[Data entries]
- - -

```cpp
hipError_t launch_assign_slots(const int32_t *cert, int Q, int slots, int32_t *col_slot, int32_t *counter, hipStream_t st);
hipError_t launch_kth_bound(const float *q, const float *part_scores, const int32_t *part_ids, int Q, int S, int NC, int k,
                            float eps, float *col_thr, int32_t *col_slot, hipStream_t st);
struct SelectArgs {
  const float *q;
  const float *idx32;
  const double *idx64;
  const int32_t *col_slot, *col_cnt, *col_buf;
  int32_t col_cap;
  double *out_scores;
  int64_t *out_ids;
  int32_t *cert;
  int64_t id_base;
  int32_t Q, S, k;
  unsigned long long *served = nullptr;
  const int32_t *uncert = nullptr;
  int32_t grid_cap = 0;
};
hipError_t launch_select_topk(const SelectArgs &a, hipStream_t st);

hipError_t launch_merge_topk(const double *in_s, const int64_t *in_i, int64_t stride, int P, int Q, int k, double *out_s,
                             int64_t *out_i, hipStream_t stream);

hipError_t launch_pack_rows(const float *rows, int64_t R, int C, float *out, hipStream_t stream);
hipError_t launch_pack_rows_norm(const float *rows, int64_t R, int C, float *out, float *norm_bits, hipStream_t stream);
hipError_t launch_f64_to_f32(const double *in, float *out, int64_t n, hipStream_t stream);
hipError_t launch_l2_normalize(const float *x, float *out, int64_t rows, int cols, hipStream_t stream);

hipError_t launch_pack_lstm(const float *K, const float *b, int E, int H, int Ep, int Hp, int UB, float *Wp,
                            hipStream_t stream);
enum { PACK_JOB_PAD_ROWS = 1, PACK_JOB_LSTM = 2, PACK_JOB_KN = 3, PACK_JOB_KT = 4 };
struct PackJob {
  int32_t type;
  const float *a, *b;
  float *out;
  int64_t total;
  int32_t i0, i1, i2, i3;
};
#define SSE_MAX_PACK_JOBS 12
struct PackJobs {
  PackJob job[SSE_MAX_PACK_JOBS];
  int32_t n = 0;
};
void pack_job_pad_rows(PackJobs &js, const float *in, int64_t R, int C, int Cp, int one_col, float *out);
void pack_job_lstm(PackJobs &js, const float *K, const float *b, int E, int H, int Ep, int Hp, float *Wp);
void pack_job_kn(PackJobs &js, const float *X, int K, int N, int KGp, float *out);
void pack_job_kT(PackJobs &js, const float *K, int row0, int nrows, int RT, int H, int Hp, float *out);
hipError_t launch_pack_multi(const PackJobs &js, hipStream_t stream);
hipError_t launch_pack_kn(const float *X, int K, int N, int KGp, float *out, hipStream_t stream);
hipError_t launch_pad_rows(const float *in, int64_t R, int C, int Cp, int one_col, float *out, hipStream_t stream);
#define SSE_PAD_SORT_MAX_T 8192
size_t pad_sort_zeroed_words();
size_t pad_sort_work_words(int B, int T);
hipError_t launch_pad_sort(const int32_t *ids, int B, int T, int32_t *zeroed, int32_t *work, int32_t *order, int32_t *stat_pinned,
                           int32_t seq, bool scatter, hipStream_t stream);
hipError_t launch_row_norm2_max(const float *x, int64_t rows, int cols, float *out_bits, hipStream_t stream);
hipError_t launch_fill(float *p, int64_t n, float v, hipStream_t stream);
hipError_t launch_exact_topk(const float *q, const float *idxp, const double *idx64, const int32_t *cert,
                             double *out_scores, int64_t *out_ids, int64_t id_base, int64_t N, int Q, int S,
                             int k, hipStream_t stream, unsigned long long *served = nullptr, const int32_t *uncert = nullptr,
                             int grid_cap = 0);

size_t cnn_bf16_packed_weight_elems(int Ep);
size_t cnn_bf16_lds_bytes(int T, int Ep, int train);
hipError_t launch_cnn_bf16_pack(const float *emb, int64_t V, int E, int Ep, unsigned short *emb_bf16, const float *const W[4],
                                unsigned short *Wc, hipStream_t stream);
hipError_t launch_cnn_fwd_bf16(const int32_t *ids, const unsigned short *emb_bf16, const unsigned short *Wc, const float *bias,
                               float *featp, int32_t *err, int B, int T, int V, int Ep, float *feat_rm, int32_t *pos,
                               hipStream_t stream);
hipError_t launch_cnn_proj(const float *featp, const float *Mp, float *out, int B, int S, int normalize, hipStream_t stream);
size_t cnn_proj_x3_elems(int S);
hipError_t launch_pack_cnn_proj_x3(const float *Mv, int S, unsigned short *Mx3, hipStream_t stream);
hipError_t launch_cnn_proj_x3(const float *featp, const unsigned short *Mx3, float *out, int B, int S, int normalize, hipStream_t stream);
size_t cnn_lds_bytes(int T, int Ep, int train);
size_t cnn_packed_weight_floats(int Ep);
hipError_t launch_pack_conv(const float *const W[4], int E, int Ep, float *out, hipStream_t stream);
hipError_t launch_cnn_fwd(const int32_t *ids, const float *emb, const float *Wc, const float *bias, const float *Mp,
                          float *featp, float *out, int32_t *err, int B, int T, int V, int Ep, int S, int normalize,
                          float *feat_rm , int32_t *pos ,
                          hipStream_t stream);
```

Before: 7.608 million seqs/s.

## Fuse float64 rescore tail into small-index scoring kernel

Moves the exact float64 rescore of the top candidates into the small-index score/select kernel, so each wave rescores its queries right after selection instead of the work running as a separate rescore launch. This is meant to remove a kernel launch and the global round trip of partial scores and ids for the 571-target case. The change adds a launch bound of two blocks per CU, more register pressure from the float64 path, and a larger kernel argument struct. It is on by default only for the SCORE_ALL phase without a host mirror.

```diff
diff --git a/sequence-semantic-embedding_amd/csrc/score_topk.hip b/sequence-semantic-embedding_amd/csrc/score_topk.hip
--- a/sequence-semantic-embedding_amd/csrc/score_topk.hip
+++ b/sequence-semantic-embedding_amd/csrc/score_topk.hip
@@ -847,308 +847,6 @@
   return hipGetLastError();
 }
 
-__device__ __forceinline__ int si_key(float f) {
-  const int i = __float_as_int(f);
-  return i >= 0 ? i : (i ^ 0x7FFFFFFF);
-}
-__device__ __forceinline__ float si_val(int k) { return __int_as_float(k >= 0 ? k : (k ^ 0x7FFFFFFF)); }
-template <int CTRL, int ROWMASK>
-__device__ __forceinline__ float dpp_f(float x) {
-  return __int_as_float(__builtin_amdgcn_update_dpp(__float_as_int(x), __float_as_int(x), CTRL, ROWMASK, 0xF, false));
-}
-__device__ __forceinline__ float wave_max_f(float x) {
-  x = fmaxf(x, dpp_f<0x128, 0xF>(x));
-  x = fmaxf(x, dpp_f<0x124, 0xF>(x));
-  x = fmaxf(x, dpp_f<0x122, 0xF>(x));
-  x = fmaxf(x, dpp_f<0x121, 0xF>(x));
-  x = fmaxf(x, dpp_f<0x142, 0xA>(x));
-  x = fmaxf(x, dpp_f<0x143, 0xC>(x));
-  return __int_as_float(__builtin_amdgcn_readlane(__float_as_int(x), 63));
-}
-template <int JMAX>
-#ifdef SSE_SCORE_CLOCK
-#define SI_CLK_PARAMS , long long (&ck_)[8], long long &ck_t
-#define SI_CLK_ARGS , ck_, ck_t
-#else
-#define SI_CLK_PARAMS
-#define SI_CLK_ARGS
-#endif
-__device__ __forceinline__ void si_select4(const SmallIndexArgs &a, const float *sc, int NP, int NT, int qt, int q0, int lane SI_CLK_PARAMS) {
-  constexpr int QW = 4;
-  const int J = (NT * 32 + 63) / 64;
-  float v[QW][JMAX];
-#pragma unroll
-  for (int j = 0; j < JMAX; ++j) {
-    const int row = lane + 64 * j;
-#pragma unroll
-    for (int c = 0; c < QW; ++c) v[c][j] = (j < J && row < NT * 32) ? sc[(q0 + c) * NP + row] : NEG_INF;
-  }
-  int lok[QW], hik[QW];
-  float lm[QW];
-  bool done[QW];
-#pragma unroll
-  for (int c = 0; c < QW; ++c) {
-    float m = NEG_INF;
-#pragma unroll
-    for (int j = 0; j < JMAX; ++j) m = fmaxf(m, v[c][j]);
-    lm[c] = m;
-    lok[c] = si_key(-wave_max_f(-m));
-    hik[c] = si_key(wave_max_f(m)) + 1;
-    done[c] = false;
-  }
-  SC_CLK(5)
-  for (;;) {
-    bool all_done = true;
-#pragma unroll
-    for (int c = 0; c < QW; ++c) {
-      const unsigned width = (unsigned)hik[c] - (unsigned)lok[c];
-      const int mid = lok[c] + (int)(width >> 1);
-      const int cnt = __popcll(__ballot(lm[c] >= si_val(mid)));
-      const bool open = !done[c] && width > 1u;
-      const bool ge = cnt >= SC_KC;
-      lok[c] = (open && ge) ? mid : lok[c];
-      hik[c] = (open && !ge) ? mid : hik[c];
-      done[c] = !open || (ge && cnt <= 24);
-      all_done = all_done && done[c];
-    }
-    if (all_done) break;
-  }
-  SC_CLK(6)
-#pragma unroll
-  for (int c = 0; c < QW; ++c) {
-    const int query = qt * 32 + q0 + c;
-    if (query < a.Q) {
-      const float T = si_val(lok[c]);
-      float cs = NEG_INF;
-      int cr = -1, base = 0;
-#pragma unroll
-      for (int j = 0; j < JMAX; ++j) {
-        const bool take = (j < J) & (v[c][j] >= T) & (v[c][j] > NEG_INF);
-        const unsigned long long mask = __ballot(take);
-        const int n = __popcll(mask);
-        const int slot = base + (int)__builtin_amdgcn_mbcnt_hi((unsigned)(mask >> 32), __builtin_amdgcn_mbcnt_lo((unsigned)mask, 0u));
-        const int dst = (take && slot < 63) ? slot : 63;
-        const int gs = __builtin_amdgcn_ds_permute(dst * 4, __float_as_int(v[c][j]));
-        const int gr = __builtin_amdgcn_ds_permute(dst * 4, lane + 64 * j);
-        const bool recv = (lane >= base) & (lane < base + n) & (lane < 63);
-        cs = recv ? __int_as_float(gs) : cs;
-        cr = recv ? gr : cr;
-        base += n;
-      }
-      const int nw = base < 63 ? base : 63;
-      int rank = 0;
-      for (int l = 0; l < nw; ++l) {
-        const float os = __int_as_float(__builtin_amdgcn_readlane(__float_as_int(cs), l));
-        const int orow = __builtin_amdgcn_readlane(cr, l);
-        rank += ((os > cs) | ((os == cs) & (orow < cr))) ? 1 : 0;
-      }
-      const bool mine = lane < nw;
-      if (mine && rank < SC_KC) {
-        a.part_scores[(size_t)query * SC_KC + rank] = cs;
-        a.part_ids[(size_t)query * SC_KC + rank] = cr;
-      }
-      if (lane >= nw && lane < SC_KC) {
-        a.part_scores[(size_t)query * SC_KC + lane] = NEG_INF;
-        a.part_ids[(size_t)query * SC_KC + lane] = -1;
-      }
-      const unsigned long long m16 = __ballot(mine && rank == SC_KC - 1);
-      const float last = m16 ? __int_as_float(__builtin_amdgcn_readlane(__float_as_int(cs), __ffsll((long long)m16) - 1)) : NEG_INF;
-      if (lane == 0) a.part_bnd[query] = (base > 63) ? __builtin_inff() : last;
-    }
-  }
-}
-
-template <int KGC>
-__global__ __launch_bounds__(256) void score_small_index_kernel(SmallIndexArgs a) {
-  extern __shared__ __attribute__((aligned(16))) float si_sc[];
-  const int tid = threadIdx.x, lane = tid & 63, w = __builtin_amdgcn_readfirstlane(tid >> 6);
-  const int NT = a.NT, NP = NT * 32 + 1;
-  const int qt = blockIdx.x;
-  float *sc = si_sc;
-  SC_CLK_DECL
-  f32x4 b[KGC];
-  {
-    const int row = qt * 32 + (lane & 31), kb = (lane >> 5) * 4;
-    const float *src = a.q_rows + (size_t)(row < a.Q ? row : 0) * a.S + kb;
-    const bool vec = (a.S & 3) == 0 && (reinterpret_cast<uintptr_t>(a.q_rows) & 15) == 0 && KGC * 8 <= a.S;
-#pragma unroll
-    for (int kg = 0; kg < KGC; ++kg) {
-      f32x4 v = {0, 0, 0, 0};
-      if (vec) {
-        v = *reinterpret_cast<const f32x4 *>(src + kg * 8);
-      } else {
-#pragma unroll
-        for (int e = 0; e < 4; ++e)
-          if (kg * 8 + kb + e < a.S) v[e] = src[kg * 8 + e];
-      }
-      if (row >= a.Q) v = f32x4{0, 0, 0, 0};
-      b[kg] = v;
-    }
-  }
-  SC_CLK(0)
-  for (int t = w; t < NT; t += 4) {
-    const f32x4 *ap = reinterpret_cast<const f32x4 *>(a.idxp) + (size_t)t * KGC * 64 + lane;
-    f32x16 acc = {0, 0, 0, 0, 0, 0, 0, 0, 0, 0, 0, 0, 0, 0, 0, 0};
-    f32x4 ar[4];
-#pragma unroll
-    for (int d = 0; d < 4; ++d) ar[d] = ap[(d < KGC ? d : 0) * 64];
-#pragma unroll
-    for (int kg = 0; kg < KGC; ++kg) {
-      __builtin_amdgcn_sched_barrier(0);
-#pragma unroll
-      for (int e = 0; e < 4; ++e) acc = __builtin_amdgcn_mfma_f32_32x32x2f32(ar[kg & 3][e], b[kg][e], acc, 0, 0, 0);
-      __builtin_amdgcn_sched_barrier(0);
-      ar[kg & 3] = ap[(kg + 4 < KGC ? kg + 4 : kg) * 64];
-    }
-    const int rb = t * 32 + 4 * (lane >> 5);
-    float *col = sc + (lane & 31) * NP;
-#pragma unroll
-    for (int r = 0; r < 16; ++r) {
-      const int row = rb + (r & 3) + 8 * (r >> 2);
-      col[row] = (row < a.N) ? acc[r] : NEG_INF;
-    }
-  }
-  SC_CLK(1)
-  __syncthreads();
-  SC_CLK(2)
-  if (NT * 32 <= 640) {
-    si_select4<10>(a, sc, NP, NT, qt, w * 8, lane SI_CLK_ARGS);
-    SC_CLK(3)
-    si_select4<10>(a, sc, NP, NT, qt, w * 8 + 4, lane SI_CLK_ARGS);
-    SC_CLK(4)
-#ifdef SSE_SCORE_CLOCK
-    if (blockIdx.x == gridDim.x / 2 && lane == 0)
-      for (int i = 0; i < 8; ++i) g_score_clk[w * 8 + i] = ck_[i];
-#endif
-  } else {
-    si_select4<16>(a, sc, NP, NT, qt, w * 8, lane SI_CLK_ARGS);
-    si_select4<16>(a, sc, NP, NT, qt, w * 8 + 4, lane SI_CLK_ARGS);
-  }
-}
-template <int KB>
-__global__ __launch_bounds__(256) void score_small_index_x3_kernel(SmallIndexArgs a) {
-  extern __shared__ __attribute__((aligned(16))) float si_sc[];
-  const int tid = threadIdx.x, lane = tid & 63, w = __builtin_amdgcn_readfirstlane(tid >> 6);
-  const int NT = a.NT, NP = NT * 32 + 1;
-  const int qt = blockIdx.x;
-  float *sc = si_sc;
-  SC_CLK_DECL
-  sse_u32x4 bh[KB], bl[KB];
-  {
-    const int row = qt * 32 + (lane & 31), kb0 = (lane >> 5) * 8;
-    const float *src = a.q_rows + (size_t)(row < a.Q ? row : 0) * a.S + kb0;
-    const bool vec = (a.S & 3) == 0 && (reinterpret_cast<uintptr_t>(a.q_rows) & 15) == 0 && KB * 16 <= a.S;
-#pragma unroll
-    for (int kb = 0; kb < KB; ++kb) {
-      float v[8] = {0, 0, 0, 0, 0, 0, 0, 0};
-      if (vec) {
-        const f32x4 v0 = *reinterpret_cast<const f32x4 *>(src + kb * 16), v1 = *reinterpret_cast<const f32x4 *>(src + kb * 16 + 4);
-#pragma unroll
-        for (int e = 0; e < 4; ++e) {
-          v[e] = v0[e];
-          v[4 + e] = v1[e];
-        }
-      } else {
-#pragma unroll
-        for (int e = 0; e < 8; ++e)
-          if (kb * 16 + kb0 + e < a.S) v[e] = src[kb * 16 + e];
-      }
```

- - -

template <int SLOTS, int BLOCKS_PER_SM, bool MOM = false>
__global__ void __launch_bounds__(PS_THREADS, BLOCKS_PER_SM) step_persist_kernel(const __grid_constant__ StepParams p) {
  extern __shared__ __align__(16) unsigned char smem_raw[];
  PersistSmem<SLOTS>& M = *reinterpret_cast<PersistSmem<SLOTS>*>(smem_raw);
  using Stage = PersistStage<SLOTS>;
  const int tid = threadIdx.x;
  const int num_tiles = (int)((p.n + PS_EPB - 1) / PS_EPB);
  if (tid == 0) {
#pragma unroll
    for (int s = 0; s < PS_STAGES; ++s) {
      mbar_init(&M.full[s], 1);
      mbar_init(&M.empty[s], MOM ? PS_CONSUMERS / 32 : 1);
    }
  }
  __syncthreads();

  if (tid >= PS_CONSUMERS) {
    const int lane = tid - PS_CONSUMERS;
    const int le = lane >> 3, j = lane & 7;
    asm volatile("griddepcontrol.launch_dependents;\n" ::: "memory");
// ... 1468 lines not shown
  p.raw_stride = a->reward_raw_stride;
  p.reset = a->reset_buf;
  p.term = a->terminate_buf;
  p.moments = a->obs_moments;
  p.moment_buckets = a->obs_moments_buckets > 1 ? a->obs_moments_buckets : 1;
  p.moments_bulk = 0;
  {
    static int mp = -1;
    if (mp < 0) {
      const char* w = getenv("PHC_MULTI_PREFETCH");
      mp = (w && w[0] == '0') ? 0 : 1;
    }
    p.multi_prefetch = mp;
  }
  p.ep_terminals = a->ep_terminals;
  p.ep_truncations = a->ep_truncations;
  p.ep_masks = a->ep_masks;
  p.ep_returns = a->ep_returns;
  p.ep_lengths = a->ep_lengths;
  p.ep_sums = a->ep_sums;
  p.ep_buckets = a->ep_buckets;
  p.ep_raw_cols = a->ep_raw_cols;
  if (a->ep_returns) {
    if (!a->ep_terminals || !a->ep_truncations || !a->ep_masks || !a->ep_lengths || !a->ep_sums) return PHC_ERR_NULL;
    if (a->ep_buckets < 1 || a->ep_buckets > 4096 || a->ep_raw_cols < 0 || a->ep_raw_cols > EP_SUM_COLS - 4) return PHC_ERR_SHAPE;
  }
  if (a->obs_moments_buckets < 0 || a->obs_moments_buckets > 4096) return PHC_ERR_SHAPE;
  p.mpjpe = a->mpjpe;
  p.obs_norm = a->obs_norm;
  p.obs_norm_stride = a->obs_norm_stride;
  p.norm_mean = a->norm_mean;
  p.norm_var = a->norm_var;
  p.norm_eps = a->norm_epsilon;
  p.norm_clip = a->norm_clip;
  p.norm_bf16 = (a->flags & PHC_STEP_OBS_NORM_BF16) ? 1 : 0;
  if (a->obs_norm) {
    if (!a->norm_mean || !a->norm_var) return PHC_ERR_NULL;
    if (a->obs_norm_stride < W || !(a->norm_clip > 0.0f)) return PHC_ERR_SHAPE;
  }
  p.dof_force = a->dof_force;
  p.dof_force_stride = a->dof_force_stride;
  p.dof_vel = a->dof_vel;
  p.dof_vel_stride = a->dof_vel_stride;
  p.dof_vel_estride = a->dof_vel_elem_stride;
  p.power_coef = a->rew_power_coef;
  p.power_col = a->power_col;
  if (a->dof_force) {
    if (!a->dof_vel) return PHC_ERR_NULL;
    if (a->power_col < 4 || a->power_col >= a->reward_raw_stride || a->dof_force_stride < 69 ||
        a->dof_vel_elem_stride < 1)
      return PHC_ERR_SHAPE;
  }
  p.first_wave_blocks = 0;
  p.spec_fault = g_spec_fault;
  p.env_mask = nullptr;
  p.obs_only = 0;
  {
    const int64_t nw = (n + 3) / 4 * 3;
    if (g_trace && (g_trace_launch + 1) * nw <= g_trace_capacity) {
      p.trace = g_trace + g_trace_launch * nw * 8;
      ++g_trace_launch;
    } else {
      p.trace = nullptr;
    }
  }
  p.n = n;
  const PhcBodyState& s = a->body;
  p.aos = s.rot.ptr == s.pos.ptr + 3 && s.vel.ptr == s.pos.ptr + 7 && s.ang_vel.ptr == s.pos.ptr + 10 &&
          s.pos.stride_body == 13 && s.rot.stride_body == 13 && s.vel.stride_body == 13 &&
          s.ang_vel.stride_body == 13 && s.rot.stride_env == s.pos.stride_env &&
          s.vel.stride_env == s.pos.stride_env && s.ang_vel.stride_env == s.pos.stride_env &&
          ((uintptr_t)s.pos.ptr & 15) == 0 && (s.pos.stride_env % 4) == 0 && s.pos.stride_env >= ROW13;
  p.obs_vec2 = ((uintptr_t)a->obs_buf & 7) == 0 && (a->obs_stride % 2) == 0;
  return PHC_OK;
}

- - -

* _Problem_:
If a line of the entries holds the word "query", copy it out.

* _Output_:
-    const int query = qt * 32 + q0 + c;
-    if (query < a.Q) {
-        a.part_scores[(size_t)query * SC_KC + rank] = cs;
-        a.part_ids[(size_t)query * SC_KC + rank] = cr;
-        a.part_scores[(size_t)query * SC_KC + lane] = NEG_INF;
-        a.part_ids[(size_t)query * SC_KC + lane] = -1;
-      if (lane == 0) a.part_bnd[query] = (base > 63) ? __builtin_inff() : last;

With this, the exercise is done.